◆ **To do**
Look through the entries that follow and return each line that has the string "shade".

◆ **Records from a dataset**

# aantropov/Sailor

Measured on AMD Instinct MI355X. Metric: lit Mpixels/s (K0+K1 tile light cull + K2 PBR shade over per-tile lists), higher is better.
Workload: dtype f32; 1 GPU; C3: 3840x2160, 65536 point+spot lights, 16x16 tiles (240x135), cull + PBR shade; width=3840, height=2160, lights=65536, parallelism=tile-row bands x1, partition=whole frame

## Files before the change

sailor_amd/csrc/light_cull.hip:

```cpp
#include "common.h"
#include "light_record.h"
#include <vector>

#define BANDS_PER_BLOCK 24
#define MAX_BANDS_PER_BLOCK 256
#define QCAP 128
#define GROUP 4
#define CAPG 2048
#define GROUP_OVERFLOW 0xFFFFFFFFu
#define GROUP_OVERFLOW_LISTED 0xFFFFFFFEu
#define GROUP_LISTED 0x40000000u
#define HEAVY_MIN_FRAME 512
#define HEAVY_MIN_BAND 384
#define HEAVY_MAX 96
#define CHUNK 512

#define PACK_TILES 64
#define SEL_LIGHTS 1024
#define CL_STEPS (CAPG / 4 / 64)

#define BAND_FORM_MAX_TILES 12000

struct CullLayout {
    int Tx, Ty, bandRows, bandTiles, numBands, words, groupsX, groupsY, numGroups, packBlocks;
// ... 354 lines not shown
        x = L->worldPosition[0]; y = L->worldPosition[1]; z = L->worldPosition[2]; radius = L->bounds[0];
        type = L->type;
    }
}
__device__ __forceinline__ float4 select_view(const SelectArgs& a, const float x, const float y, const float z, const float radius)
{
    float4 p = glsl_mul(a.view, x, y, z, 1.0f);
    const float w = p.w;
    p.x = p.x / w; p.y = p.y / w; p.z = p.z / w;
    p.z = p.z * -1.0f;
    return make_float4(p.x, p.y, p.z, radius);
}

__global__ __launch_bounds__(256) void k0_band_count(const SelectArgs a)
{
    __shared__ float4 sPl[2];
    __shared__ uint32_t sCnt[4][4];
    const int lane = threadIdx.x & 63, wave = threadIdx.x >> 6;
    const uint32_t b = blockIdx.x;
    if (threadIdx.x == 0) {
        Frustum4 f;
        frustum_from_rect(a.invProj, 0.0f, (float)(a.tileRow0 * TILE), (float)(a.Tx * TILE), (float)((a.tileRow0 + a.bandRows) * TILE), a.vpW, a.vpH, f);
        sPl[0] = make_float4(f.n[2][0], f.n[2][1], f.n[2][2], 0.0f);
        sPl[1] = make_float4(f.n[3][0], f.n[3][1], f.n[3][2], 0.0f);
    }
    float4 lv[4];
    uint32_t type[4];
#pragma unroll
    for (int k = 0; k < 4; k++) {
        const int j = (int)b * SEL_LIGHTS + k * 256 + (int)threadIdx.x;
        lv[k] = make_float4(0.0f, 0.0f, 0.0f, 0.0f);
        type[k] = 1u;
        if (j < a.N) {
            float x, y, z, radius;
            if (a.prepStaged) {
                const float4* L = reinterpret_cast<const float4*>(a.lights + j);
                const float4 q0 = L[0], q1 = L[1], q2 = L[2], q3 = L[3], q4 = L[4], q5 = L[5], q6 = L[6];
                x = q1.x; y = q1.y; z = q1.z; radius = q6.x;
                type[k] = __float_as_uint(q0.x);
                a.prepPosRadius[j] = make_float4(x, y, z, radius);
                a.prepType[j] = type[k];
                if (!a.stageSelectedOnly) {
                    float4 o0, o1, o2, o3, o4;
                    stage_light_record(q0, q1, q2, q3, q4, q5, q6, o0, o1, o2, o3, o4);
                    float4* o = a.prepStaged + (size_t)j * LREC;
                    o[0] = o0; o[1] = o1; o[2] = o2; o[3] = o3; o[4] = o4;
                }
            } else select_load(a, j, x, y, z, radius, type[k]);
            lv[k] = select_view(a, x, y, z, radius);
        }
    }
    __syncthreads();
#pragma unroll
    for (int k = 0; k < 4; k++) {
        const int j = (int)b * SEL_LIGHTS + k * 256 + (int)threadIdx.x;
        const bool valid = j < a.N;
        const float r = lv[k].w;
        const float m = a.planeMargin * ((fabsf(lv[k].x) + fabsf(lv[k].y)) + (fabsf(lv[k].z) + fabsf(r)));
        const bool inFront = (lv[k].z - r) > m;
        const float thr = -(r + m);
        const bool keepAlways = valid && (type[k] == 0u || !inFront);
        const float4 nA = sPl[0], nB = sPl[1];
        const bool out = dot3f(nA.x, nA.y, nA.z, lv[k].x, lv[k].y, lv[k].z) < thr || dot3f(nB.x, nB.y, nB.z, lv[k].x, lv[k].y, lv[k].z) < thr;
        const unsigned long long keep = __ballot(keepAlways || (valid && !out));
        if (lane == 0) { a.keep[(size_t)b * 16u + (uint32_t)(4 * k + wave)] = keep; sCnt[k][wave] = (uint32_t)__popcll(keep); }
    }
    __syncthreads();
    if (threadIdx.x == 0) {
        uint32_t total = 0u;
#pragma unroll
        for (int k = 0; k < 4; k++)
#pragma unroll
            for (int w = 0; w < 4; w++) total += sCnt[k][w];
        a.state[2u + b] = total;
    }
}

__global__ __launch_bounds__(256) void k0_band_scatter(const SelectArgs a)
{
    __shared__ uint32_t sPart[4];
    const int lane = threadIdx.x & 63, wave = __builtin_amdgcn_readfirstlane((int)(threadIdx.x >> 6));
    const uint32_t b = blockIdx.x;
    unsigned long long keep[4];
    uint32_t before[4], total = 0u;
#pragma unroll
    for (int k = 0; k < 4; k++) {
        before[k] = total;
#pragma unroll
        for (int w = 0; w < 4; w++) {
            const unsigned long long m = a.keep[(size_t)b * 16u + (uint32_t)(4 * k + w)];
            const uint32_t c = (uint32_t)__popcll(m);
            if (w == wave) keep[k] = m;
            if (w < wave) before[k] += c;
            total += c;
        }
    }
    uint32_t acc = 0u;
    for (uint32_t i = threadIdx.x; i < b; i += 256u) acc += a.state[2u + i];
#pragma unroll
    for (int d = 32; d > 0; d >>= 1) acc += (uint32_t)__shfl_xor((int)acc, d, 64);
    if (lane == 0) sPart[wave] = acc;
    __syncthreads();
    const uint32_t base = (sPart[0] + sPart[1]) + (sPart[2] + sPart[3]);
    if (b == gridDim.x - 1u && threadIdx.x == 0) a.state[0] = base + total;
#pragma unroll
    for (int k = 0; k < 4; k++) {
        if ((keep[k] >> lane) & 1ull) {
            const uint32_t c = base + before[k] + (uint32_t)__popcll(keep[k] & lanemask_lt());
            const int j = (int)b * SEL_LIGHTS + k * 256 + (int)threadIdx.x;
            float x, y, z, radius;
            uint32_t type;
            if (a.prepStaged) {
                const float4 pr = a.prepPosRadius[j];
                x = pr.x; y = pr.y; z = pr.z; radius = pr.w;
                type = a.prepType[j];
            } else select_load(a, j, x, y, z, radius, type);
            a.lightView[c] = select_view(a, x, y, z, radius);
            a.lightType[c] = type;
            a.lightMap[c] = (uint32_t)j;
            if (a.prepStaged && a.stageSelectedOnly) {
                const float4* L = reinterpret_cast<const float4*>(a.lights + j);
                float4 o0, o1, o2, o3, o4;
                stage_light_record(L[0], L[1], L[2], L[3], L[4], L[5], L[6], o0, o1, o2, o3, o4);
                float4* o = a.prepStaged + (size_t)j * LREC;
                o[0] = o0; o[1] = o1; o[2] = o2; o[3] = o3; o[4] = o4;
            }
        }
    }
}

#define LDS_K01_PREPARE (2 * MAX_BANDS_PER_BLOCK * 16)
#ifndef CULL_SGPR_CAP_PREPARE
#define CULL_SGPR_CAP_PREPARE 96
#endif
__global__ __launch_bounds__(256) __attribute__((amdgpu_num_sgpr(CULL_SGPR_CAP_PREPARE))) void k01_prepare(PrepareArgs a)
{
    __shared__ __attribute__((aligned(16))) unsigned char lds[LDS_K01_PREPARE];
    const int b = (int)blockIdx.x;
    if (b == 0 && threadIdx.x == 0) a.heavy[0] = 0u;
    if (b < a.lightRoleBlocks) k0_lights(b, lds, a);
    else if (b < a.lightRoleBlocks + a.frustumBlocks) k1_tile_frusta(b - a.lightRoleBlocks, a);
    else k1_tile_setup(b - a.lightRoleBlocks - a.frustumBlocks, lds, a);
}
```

◆ **Exercise response**
Measured on AMD Instinct MI355X. Metric: lit Mpixels/s (K0+K1 tile light cull + K2 PBR shade over per-tile lists), higher is better.
Workload: dtype f32; 1 GPU; C3: 3840x2160, 65536 point+spot lights, 16x16 tiles (240x135), cull + PBR shade; width=3840, height=2160, lights=65536, parallelism=tile-row bands x1, partition=whole frame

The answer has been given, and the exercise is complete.